I'm not sure any of this made sense or if I sound like an actual humanized ice cream cone! But, you should obviously do whatever you think is right and go with your gut. I think.
That's my biggest problem with rating, I agree.
I've seen people not rating books and thought that was awesome. It's hard for me to do because I have got used to the whole rating thing, but it makes reviews much easier, you know? I like to think of the rating and the review as separate things, but that proves hard to apply.
You make a very good point actually. The fact that a book doesn't evoke a feeling from you at all makes it a rather boring reading experience, I agree. In this case, I tend to have the hardest time settling on a rating. I don't know if it is just my mood that's influenced the reading experience. or if the book is really that dull.
Thanks for stopping by, Katy :)
I think I might be one of those that sides with Option A most of the time. Still, I know what you mean. I've gone for Option B because even though I can't find any real glaring flaws in the book, something might just not work for me. Interesting topic there! :)
I usually go with Option A. I won't give a book that has everything going for it less than 3 stars and if I think "it's not you, it's me", I try to make it clear in my review that someone else could definitely love this book. But I definitely won't give a book 5 stars if I'm just not feeling it.
Yeah, rating can be really difficult, and most people go with option A anyway. It makes sense, but some books bend the rules, you know? :)

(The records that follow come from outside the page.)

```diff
diff --git a/mrefsr_b200/csrc/dcn_tc.cuh b/mrefsr_b200/csrc/dcn_tc.cuh
--- a/mrefsr_b200/csrc/dcn_tc.cuh
+++ b/mrefsr_b200/csrc/dcn_tc.cuh
@@ -20,8 +20,60 @@
     float out_slope;
     unsigned wp_magic;
     int tile2d, tx_log, ty_log, sub_log, subs_log, nsx, nsub;
+    int dp_rounds, dp_full, sk_kb;
+    float* sk_part;
+    unsigned* sk_flags;
+    int sk_slots;
     int dbg;
+    unsigned long long* dbg_clock;
 };
+
+struct DcnWorkUnit {
+    int tile, kb_begin, kb_end;
+};
+struct DcnCtaSched {
+    int n_dp, sk_tile0, g0, g1;
+    int n_units, total_kb;
+};
+__host__ __device__ __forceinline__ DcnCtaSched dcn_cta_sched(int dp_rounds, int dp_full, int sk_kb, int grid, int nkb,
+                                                              int cta) {
+    DcnCtaSched w;
+    w.n_dp = dp_rounds;
+    w.sk_tile0 = dp_rounds * grid;
+    w.g0 = (int)((long long)cta * sk_kb / grid);
+    w.g1 = (int)((long long)(cta + 1) * sk_kb / grid);
+    const int n_rr = dp_rounds - (cta >= dp_full ? 1 : 0);
+    w.n_units = n_rr + (w.g1 + nkb - 1) / nkb - w.g0 / nkb;
+    w.total_kb = n_rr * nkb + w.g1 - w.g0;
+    return w;
+}
+__host__ __device__ __forceinline__ DcnWorkUnit dcn_work_unit(const DcnCtaSched& w, int grid, int nkb, int cta, int u) {
+    DcnWorkUnit r;
+    if (u < w.n_dp) {
+        r.tile = cta + u * grid;
+        r.kb_begin = 0;
+        r.kb_end = nkb;
+    } else {
+        const int j = w.g0 / nkb + u - w.n_dp;
+        r.tile = w.sk_tile0 + j;
+        r.kb_begin = w.g0 > j * nkb ? w.g0 - j * nkb : 0;
+        r.kb_end = w.g1 - j * nkb < nkb ? w.g1 - j * nkb : nkb;
+    }
+    return r;
+}
+__host__ __device__ __forceinline__ void dcn_locate_kb(const DcnCtaSched& w, int nkb, int kb, int& u, int& k) {
+    if (kb < w.n_dp * nkb) {
+        u = kb / nkb;
+        k = kb - u * nkb;
+    } else {
+        const int g = w.g0 + kb - w.n_dp * nkb, j = g / nkb;
+        u = w.n_dp + j - w.g0 / nkb;
+        k = g - j * nkb;
+    }
+}
+__host__ __device__ __forceinline__ int dcn_split_slot(const DcnWorkUnit& r, int nkb, int cta) {
+    return r.kb_end < nkb ? cta : (r.kb_begin > 0 ? cta - 1 : -1);
+}
 
 __host__ __device__ __forceinline__ bool dcn_row_coords(const DcnTcParams& prm, int tile, int r, int& b, int& oy, int& ox) {
     if (!prm.tile2d) {
@@ -79,6 +131,15 @@
 }
 constexpr int TAB_STRIDE = TBM + 4;
 
+__device__ __forceinline__ unsigned ld_acquire_gpu(const unsigned* p) {
+    unsigned v;
+    asm volatile("ld.acquire.gpu.global.u32 %0, [%1];" : "=r"(v) : "l"(p) : "memory");
+    return v;
+}
+__device__ __forceinline__ void st_release_gpu(unsigned* p, unsigned v) {
+    asm volatile("st.release.gpu.global.u32 [%0], %1;" :: "l"(p), "r"(v) : "memory");
+}
+
 __device__ __forceinline__ int ldg_early_s32(const int* p) {
     int v;
     asm volatile("ld.global.nc.s32 %0, [%1];" : "=r"(v) : "l"(p));
```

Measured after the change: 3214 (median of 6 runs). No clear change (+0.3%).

Thanks for stopping by Ana!
Exactly! I won't feel okay giving a low rating for book that is so well written. I think the confusing part is the rating, but the review can clear everything up :)
I'm terrible procrastinator as well (ha ha that sounds like I don't even know how to procrastinate properly) and it sometimes bother me but usually if I take little notes and focus on the story well enough, I can write the review I'm supposed to write and be satisfied with my rating.

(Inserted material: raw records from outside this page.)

static int knn_screen_upkeep(hb_index* ix, bool automatic, int esc, int64_t nq, hipStream_t s0, bool& f16, int& why) {
    if (!ix->f16_flag) { HB_HIP(hipMalloc((void**)&ix->f16_flag, 4)); HB_HIP(hipMemsetAsync(ix->f16_flag, 0, 4, s0)); }
    if (ix->f16_cap_rows != ix->cap_rows) {
        if (knn_drop_tiles16(ix)) return -1;
        if (!automatic) HB_HIP(hipMalloc(&ix->tiles16, (size_t)ix->cap_rows * ix->dp16 * 2));
        else if (hipMalloc(&ix->tiles16, (size_t)ix->cap_rows * ix->dp16 * 2) != hipSuccess) {
            (void)hipGetLastError();
            ix->tiles16 = nullptr; ix->f16_declined_cap = ix->cap_rows;
            f16 = false; why = HB_WHY_MEMORY;
            if (esc == 0) { ix->last_fp16_fallbacks = 0; ix->last_fp16_escalated = 0; }
        }
        if (ix->tiles16) {
            HB_HIP(hipMemsetAsync(ix->tiles16, 0, (size_t)ix->cap_rows * ix->dp16 * 2, s0));
            ix->f16_cap_rows = ix->cap_rows;
        }
    }
    if (f16 && ix->f16_rows < ix->ntotal) {
        const int64_t rt0 = ix->f16_rows / 32, need_rt = (ix->ntotal + 31) / 32;
        int centred = 0;
        if (ix->fp16_centre && hb_centre_convert(ix, s0, &centred)) return -1;
        if (!centred && hb_launch_tiles_to_f16(ix->tiles, ix->g8, (_Float16*)ix->tiles16, ix->dp16 / 16, need_rt - rt0, rt0, ix->f16_flag, s0)) return -1;
        ix->f16_rows = ix->ntotal;
        HB_HIP(hipMemcpyAsync(&ix->f16_overflow, ix->f16_flag, 4, hipMemcpyDeviceToHost, s0));
        HB_HIP(hipStreamSynchronize(s0));
    }
    if (f16 && ix->f16_overflow) {
        f16 = false; why = HB_WHY_OVERFLOW;
        if (esc == 0) { ix->last_fp16_fallbacks = nq; ix->last_fp16_escalated = 0; }
        if (automatic && knn_drop_tiles16(ix)) return -1;
    }
    if (f16 && ix->rerank_copy != 2) {
        const int rs = (ix->g8 * 8 + 31) / 32 * 32;
        if (ix->rows32 && (ix->rows32_cap_rows != ix->cap_rows || ix->rows32_rs != rs)) {
            HB_HIP(hipFree(ix->rows32));
            ix->rows32 = nullptr; ix->rows32_cap_rows = 0; ix->rows32_rows = 0;
        }
        if (!ix->rows32 && (ix->rerank_copy == 1 || ix->rows32_declined_cap != ix->cap_rows)) {
            const size_t need = (size_t)ix->cap_rows * rs * 4;
            size_t free_b = 0, total_b = 0;
            HB_HIP(hipMemGetInfo(&free_b, &total_b));
            ix->rows32_declined_cap = ix->cap_rows;
            const size_t bank_b = (size_t)ix->cap_rows * ix->dp * 4;
            if (ix->rerank_copy == 1 || (bank_b <= (size_t)16e9 && bank_b + bank_b / 2 + need <= total_b / 100 * 55 &&
                                         free_b > need + std::max<size_t>(total_b / 16, (size_t)2 << 30))) {
                if (hipMalloc((void**)&ix->rows32, need) == hipSuccess) { ix->rows32_cap_rows = ix->cap_rows; ix->rows32_rs = rs; ix->rows32_rows = 0; ix->rows32_declined_cap = -1; }
                else { (void)hipGetLastError(); ix->rows32 = nullptr; if (ix->rerank_copy == 1) return hb_fail("hb_index_search: no memory for the re-rank copy of the bank"); }
            }
        }
        if (ix->rows32 && ix->rows32_rows < ix->ntotal) {
            const int64_t rt0 = ix->rows32_rows / 32, need_rt = (ix->ntotal + 31) / 32;
            if (hb_launch_tiles_to_rows(ix->tiles, ix->g8, ix->rows32, rs, need_rt - rt0, rt0, s0)) return -1;
            ix->rows32_rows = ix->ntotal;
        }
    }
    return 0;
}

struct knn_work_list {
    const hb_schedule* sc = nullptr;
    double shares[8] = {1, 1, 1, 1, 1, 1, 1, 1};
    const hb_seg* segs = nullptr;
    const int *wg_off = nullptr, *qt_off = nullptr, *qt_slots = nullptr, *wg_member = nullptr, *phase_bounds = nullptr;
    int n_phases = 1;
    const int* phase_begin(int p) const { return p == 0 ? wg_off : phase_bounds + (size_t)(p - 1) * sc->G; }
    const int* phase_end(int p) const { return p == n_phases - 1 ? wg_off + 1 : phase_bounds + (size_t)p * sc->G; }
};
static int knn_get_work_list(hb_index* ix, int esc, const hb_knn_plan& p, hipStream_t s, knn_work_list* out) {
    knn_work_list& wl = *out;
    static const double equal_shares[8] = {1, 1, 1, 1, 1, 1, 1, 1};
    if (p.balance) {
        double shares_n[8];
        double mean = 0.0;
        bool uneven = false;
        const hb_index::xcd_cal& xc = ix->xcal[p.fam];
        for (int x = 0; x < 8; ++x) mean += xc.w[x] / 8.0;
        for (int g = 0; g < 8; ++g) { shares_n[g] = xc.w[ix->xcd_balance == 0 ? xc.perm[g] : g] / mean; uneven = uneven || std::fabs(shares_n[g] - 1.0) > 1e-9; }
        if (uneven) std::copy(shares_n, shares_n + 8, wl.shares);
    }
    const double* shares = wl.shares;
    hb_schedule& sc = esc == 0 ? ix->sched : ix->sched_esc;
    char*& sched_dev = esc == 0 ? ix->sched_dev : ix->sched_esc_dev;
    size_t& sched_bytes = esc == 0 ? ix->sched_bytes : ix->sched_esc_bytes;
    const int nqt = p.nqt, nbt = p.nbt, G = p.G;
    const bool rebuilt = !(sc.nqt == nqt && sc.nbt == nbt && sc.panel == p.panel && sc.cq == p.cq && sc.cb == p.cb && sc.phased == p.phased &&
                           sc.xcd_share == p.xs && (sc.G == G || (long long)nqt * nbt < G) &&
                           (sc.xcd_w.empty() ? std::equal(shares, shares + 8, equal_shares) : std::equal(shares, shares + 8, sc.xcd_w.begin())));
    if (rebuilt) { hb_build_schedule(nqt, nbt, G, p.panel, sc, p.cq, p.cb, p.phased, p.xs, shares); ++ix->sched_builds; }
    const struct { const void* data; size_t bytes; } part[6] = {{sc.segs.data(), sc.segs.size() * sizeof(hb_seg)}, {sc.wg_off.data(), sc.wg_off.size() * 4},
        {sc.qt_off.data(), sc.qt_off.size() * 4}, {sc.qt_slots.data(), sc.qt_slots.size() * 4}, {sc.wg_member.data(), sc.wg_member.size() * 4},
        {sc.phase_bounds.data(), sc.phase_bounds.size() * 4}};
    size_t off[7] = {0};
    for (int i = 0; i < 6; ++i) off[i + 1] = off[i] + al256(part[i].bytes);
    const bool need_upload = rebuilt || sched_bytes < off[6];
    if (ensure_bytes(&sched_dev, &sched_bytes, off[6])) return -1;
    if (need_upload) {
        for (int i = 0; i < 6; ++i) HB_HIP(hipMemcpyAsync(sched_dev + off[i], part[i].data, part[i].bytes, hipMemcpyHostToDevice, s));
        HB_HIP(hipStreamSynchronize(s));
    }
    auto ints = [&](int i) { return reinterpret_cast<const int*>(sched_dev + off[i]); };
    wl.sc = &sc; wl.segs = reinterpret_cast<const hb_seg*>(sched_dev);
    wl.wg_off = ints(1); wl.qt_off = ints(2); wl.qt_slots = ints(3); wl.wg_member = ints(4); wl.phase_bounds = ints(5);
    wl.n_phases = (int)sc.phase_clock.size() + 1;
    return 0;
}

struct knn_workspace {
    knn_args a;
    size_t state_aux = 0;
    size_t prog_bytes = 0, stamp_bytes = 0;
};
static int knn_carve_workspace(hb_index* ix, const knn_call& c, const hb_knn_plan& p, const knn_work_list& wl, int64_t nq, int k, hipStream_t s,
                               knn_workspace* out) {
    const hb_schedule& sc = *wl.sc;
    const int nqt = p.nqt, klw = p.klw, esc = c.esc;
    const size_t state_half = (size_t)sc.n_slots * HB_QT * klw * 4;
    const size_t state_aux = p.wide ? (size_t)sc.n_slots * HB_QT * 4 : 0;
    const size_t floor_bytes = (size_t)nqt * HB_QT * 4 * 17;
    const size_t prog_bytes = ((size_t)std::max(1, sc.n_clusters) * HB_CLUSTER_MAX + 1) * HB_CLUSTER_LINE * 4;
    const size_t stamp_bytes = (size_t)sc.G * 32;
    if (ensure_bytes(&ix->state, &ix->state_bytes, 2 * state_half + 2 * state_aux + floor_bytes + prog_bytes + stamp_bytes)) return -1;
    out->state_aux = state_aux; out->prog_bytes = prog_bytes; out->stamp_bytes = stamp_bytes;
    char* const floors = ix->state + 2 * state_half + 2 * state_aux;
    knn_args& a = out->a;
    a.wg_stamp = esc == 0 && (c.timed || p.calibrated) ? reinterpret_cast<unsigned*>(floors + floor_bytes + prog_bytes) : nullptr;
    if (esc == 0) { ix->wg_stamp_dev = a.wg_stamp; ix->wg_stamp_blocks = sc.G; }
    if (a.wg_stamp) HB_HIP(hipMemsetAsync(a.wg_stamp, 0, stamp_bytes, s));
    a.bank_tiles = ix->tiles; a.binit = ix->binit; a.q_tiles = ix->q_tiles;
    a.ceil_s = c.ceil_s; a.ceil_i = c.ceil_i; a.segs = wl.segs; a.wg_off = wl.wg_off; a.wg_end = a.wg_off + 1;
    a.state_s = reinterpret_cast<float*>(ix->state);
    a.state_i = reinterpret_cast<unsigned*>(ix->state + state_half);
    a.g8 = ix->g8; a.k = k; a.klw = klw;
    a.state_cnt = reinterpret_cast<int*>(ix->state + 2 * state_half);
    a.state_thr = reinterpret_cast<float*>(ix->state + 2 * state_half + state_aux);
    a.gthr = reinterpret_cast<unsigned*>(floors);
    a.qfl = a.gthr + (size_t)nqt * HB_QT;
    HB_HIP(hipMemsetD32Async((hipDeviceptr_t)a.gthr, 0x007FFFFF, (size_t)nqt * HB_QT * 17, s));
    if (nq < (int64_t)nqt * HB_QT) HB_HIP(hipMemsetD32Async((hipDeviceptr_t)(a.gthr + nq), 0xFF800000u, (size_t)((int64_t)nqt * HB_QT - nq), s));
    if (esc != 0 && c.seed) {
        seed_from_scores_kernel<<<dim3((unsigned)((nq + 255) / 256)), dim3(256), 0, s>>>(c.seed, nq, a.gthr);
        HB_HIP(hipGetLastError());
    }
    a.wg_member = wl.wg_member; a.prog = reinterpret_cast<int*>(floors + floor_bytes);
    a.cl = sc.cq * sc.cb; a.lag = p.lag;
    a.cl_stats = a.prog + (size_t)std::max(1, sc.n_clusters) * HB_CLUSTER_MAX * HB_CLUSTER_LINE;
    ix->cl_stats_dev = a.cl > 1 ? a.cl_stats : nullptr;
    if (a.cl > 1) HB_HIP(hipMemsetAsync(a.prog, 0, prog_bytes, s));
    return 0;
}

static int knn_seed_floors(hb_index* ix, const knn_args& a, const knn_work_list& wl, int nqt, int klw, int64_t nq, int kk, int64_t* scratch_idx,
                           float* scratch_dist, hipStream_t s) {
    const hb_schedule& sc = *wl.sc;
    const size_t per_wave = (size_t)sc.max_slots_per_qt * klw;
    if (per_wave * 16 <= 144 * 1024) {
        if (per_wave * 16 > 48 * 1024 && hb_ensure_dyn_lds((const void*)pool_floor_kernel, 144 * 1024)) return -1;
        pool_floor_kernel<<<dim3((unsigned)((nq + 3) / 4)), dim3(256), per_wave * 16, s>>>(a.state_s, a.state_cnt, a.state_thr, wl.qt_off, wl.qt_slots, nq, kk,
                                                                                           klw, (int)per_wave, a.gthr);
        HB_HIP(hipGetLastError());
        return 0;
    }
    if (launch_merge(ix, a.state_s, a.state_i, a.state_cnt, a.state_thr, wl.qt_off, wl.qt_slots, sc.max_slots_per_qt, nqt, nq, kk, klw, 0, 0, nullptr,
                     scratch_idx, scratch_dist, s)) return -1;
    seed_floors_kernel<<<dim3((unsigned)((nq + 255) / 256)), dim3(256), 0, s>>>(scratch_idx, scratch_dist, nq, kk, a.gthr);
    HB_HIP(hipGetLastError());
    return 0;
}

template <class Launch>
static int knn_run_phases(hb_index* ix, const knn_call& c, const hb_knn_plan& p, const knn_work_list& wl, const knn_workspace& ws, int64_t nq, int kk,
                          int64_t* scratch_idx, float* scratch_dist, hipStream_t s, Launch launch) {
    const knn_args& a = ws.a;
    if (c.timed) HB_HIP(hipEventRecord(ix->ev0, s));
    if (wl.n_phases > 1) {
        HB_HIP(hipMemsetAsync(a.state_cnt, 0, ws.state_aux, s));
        HB_HIP(hipMemsetD32Async((hipDeviceptr_t)a.state_thr, 0xFF800000u, ws.state_aux / 4, s));
    }
    for (int ph = 0; ph < wl.n_phases; ++ph) {
        if (launch(wl.phase_begin(ph), wl.phase_end(ph))) return -1;
        if (ph + 1 < wl.n_phases) {
            if (knn_seed_floors(ix, a, wl, p.nqt, p.klw, nq, kk, scratch_idx, scratch_dist, s)) return -1;
            if (a.cl > 1) HB_HIP(hipMemsetAsync(a.prog, 0, ws.prog_bytes - HB_CLUSTER_LINE * 4, s));
        }
    }
    if (c.timed) HB_HIP(hipEventRecord(ix->ev1, s));
    if (p.calibrated && c.esc == 0 && hb_xcd_collect(ix, p.fam, a.wg_stamp, *wl.sc, wl.shares, wl.n_phases, p.nqt, p.nbt, kk, s, p.auto_cluster)) return -1;
    return 0;
}
static int knn_read_time(hb_index* ix, const knn_call& c) {
    if (!c.timed) return 0;
    HB_HIP(hipEventSynchronize(ix->ev1));
    float ms = 0.f;
    HB_HIP(hipEventElapsedTime(&ms, ix->ev0, ix->ev1));
    ix->last_knn_ms = ms;
    return 0;
}

struct knn_level_buf {
    char*& buf; size_t& bytes;
    size_t o_kth, o_flo, o_rows;
    knn_level_buf(hb_index* ix, int esc, int64_t nq) : buf(esc == 0 ? ix->fb : ix->fb1), bytes(esc == 0 ? ix->fb_bytes : ix->fb1_bytes), o_kth(al256((size_t)nq + 64)),
                                                       o_flo(o_kth + al256((size_t)nq * 4)), o_rows(o_flo + al256((size_t)nq * 4)) {}
    float* kth() const { return reinterpret_cast<float*>(buf + o_kth); }
    float* flo() const { return reinterpret_cast<float*>(buf + o_flo); }
};

static int knn_research_failures(hb_index* ix, const knn_call& c, const knn_path& path, const hb_knn_plan& p, const knn_work_list& wl, const knn_workspace& ws,
                                 const std::vector<int64_t>& bad, const float* q_dev, int64_t nq, int k, int64_t id_base, int64_t* out_idx, float* out_dist,
                                 hipStream_t s) {
    const int esc = c.esc;
    const int64_t nf = (int64_t)bad.size();
    const knn_level_buf lv(ix, esc, nq);
    char*& fbuf = lv.buf;
    size_t& fbuf_bytes = lv.bytes;
    const size_t o_rows = lv.o_rows;
    const bool again16 = esc == 0 && ix->fp16_escalation == 0 && p.kc < 256 && ix->ntotal >= 4096;
    const size_t o_q = o_rows + al256((size_t)nf * 8), o_aux = o_q + al256((size_t)nf * ix->d * 4), o_seed = o_aux + al256((size_t)nf * 8),
                 o_idx = o_seed + al256((size_t)nf * 4), o_dist = o_idx + al256((size_t)nf * k * 8), tot2 = o_dist + al256((size_t)nf * k * 4);
    if (fbuf_bytes < tot2) {
        char* nb = nullptr;
        HB_HIP(hipMalloc((void**)&nb, tot2 + tot2 / 4));
        HB_HIP(hipMemcpyAsync(nb, fbuf, o_rows, hipMemcpyDeviceToDevice, s));
        HB_HIP(hipStreamSynchronize(s));
        HB_HIP(hipFree(fbuf));
        fbuf = nb; fbuf_bytes = tot2 + tot2 / 4;
    }
    const float *kth = lv.kth(), *flo = lv.flo();
    int64_t* d_rows = reinterpret_cast<int64_t*>(fbuf + o_rows);
    float* d_q = reinterpret_cast<float*>(fbuf + o_q);
    float* d_aux = reinterpret_cast<float*>(fbuf + o_aux);
    float* d_seed = reinterpret_cast<float*>(fbuf + o_seed);
    int64_t* d_fi = reinterpret_cast<int64_t*>(fbuf + o_idx);
    float* d_fd = reinterpret_cast<float*>(fbuf + o_dist);
    HB_HIP(hipMemcpyAsync(d_rows, bad.data(), (size_t)nf * 8, hipMemcpyHostToDevice, s));
    if (hb_launch_gather_rows(q_dev, nq, ix->d, d_rows, nf, d_q, s)) return -1;
    if (hb_launch_gather_rows(again16 ? flo : kth, nq, 1, d_rows, nf, d_seed, s)) return -1;
    if (hb_launch_rows_to_tiles(d_q, nf, ix->d, ix->dp, 0, ix->q_tiles, nullptr, nullptr, ix->metric, 0, 0, s)) return -1;
    if (esc == 0 && ws.a.wg_stamp) {
        const hb_schedule& sc = *wl.sc;
        const size_t stamp_bytes = ws.stamp_bytes;
        if (ix->stamp_keep_blocks < sc.G) {
            if (ix->stamp_keep) HB_HIP(hipFree(ix->stamp_keep));
            ix->stamp_keep = nullptr; ix->stamp_keep_blocks = 0;
            HB_HIP(hipMalloc((void**)&ix->stamp_keep, stamp_bytes));
            ix->stamp_keep_blocks = sc.G;
        }
        HB_HIP(hipMemcpyAsync(ix->stamp_keep, ws.a.wg_stamp, ws.stamp_bytes, hipMemcpyDeviceToDevice, s));
        ix->wg_stamp_dev = ix->stamp_keep;
    }
    int rc = hb_launch_query_aux(d_q, nf, ix->d, d_aux, d_aux + nf, s);
    knn_call nested;
    nested.esc = again16 ? 1 : 2; nested.seed = d_seed;
    nested.fp16 = again16 ? 1 : 0; nested.timed = false; nested.q_aux = d_aux; nested.score_out = c.score_out;
    if (!again16) ix->last_fp16_fallbacks = nf;
    if (!rc) rc = knn_search(ix, nested, d_q, nf, k, id_base, d_fi, d_fd);
    if (esc == 0) { ix->last_fp16_escalated = nf; hb_f16_observe(ix->f16_adapt, path.how16, nq, nf, ix->last_fp16_fallbacks); }
    if (rc) return -1;
    if (hb_launch_scatter_rows(d_rows, nf, k, d_fi, d_fd, out_idx, out_dist, s)) return -1;
    HB_HIP(hipStreamSynchronize(s));
    return 0;
}

static int knn_search_f16(hb_index* ix, const knn_call& c, const knn_path& path, const hb_knn_plan& p, const knn_work_list& wl, const knn_workspace& ws,
                          const float* q_dev, int64_t nq, int k, int64_t id_base, int out_metric, int64_t* out_idx, float* out_dist,
                          hipStream_t s) {
    const knn_args& a = ws.a;
    const hb_schedule& sc = *wl.sc;
    const int esc = c.esc, kc = p.kc, klw = p.klw, nqt = p.nqt;
    const bool centred = path.centred;
    const int64_t nqp = (int64_t)nqt * HB_QT;
    if (ensure_bytes((char**)&ix->q16, &ix->q16_bytes, (size_t)nqp * ix->dp16 * 2)) return -1;
    hb_centre_view cview{nullptr, nullptr, nullptr};
    if (centred) { if (hb_centre_queries(ix, nq, esc == 0, (_Float16*)ix->q16, &cview, s)) return -1; }
    else if (hb_launch_tiles_to_f16(ix->q_tiles, ix->g8, (_Float16*)ix->q16, ix->dp16 / 16, nqp / 32, 0, nullptr, s)) return -1;
    const hb_centre_view* cv = centred ? &cview : nullptr;
    if (ensure_bytes(&ix->cand, &ix->cand_bytes, (size_t)nq * kc * 12)) return -1;
    int64_t* cand_idx = reinterpret_cast<int64_t*>(ix->cand);
    float* cand_dist = reinterpret_cast<float*>(ix->cand + (size_t)nq * kc * 8);
    knn16_args h;
    h.wg_stamp = a.wg_stamp;
    h.bank16 = reinterpret_cast<const _Float16*>(ix->tiles16); h.binit = centred ? ix->centre.init16 : ix->binit; h.q16 = reinterpret_cast<const _Float16*>(ix->q16); h.segs = a.segs; h.wg_off = a.wg_off; h.wg_end = a.wg_end;
    h.state_s = a.state_s; h.state_i = a.state_i; h.g16 = ix->dp16 / 16; h.k = kc; h.klw = klw;
    h.state_cnt = a.state_cnt; h.state_thr = a.state_thr; h.gthr = a.gthr;
    h.wg_member = a.wg_member; h.prog = a.prog; h.cl = a.cl; h.lag = a.lag; h.cl_stats = a.cl_stats;
    if (knn_run_phases(ix, c, p, wl, ws, nq, kc, cand_idx, cand_dist, s, [&](const int* begin, const int* end) {
            h.wg_off = begin; h.wg_end = end;
            return hb_knn_f16_launch(h, sc.G, s);
        })) return -1;
    if (launch_merge(ix, a.state_s, a.state_i, a.state_cnt, a.state_thr, wl.qt_off, wl.qt_slots, sc.max_slots_per_qt, nqt, nq, kc, klw, 0, 0, nullptr,
                     cand_idx, cand_dist, s)) return -1;
    const knn_level_buf lv(ix, esc, nq);
    if (ensure_bytes(&lv.buf, &lv.bytes, lv.o_rows)) return -1;
    unsigned char* cert = reinterpret_cast<unsigned char*>(lv.buf);
    float *kth = lv.kth(), *flo = lv.flo();
    HB_HIP(hipMemsetD32Async((hipDeviceptr_t)kth, 0xFF800000u, (lv.o_rows - lv.o_kth) / 4, s));
    const float* seed_in = esc == 1 ? c.seed : nullptr;
    const float* q_aux = c.q_aux;
    if (ix->rows32 && ix->rerank_copy != 2 && ix->rows32_rows >= ix->ntotal) {
        if (hb_launch_rerank_rows(ix->rows32, ix->rows32_rs, ix->binit, ix->d, q_dev, q_aux, cand_idx, cand_dist, q_aux + nq, ix->bmax,
                                  cert, kc, nq, k, id_base, ix->metric, out_metric, ix->ntotal, out_idx, out_dist, s, seed_in, kth, flo, cv)) return -1;
    } else if (hb_launch_rerank(ix->tiles, ix->binit, ix->g8, ix->d, q_dev, q_aux, cand_idx, cand_dist, q_aux + nq, ix->bmax,
                                cert, kc, nq, k, id_base, ix->metric, out_metric, ix->ntotal, out_idx, out_dist, s, seed_in, kth, flo, cv)) return -1;
    if (knn_read_time(ix, c)) return -1;
    std::vector<unsigned char> hc((size_t)nq);
    HB_HIP(hipMemcpyAsync(hc.data(), cert, (size_t)nq, hipMemcpyDeviceToHost, s));
    HB_HIP(hipStreamSynchronize(s));
    std::vector<int64_t> bad;
    for (int64_t i = 0; i < nq; ++i) if (!hc[i]) bad.push_back(i);
    const int64_t nf = (int64_t)bad.size();
    if (esc == 0) { ix->last_fp16_escalated = 0; ix->last_fp16_fallbacks = 0; }
    if (esc == 0 && nf == 0) hb_f16_observe(ix->f16_adapt, path.how16, nq, 0, 0);
    if (nf > 0 && knn_research_failures(ix, c, path, p, wl, ws, bad, q_dev, nq, k, id_base, out_idx, out_dist, s)) return -1;
    return 0;
}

I think I started taking notes after your original comments :P It helped me a lot with the review!
I've had this happen so many times!
I give the book a double rating. In my review, I say that this was a 1 star book for me, a 5 star book for everyone else and it's final rating is a 3.
Or when I read MG, I make a rating for what I think kids will think of the book and then I'll have a rating for what I think adults will think of the book.
Hmm, I never read an MG book before, but something tells me I'd have the same problem. Maybe I should just go with a median rating like you do! Makes sense!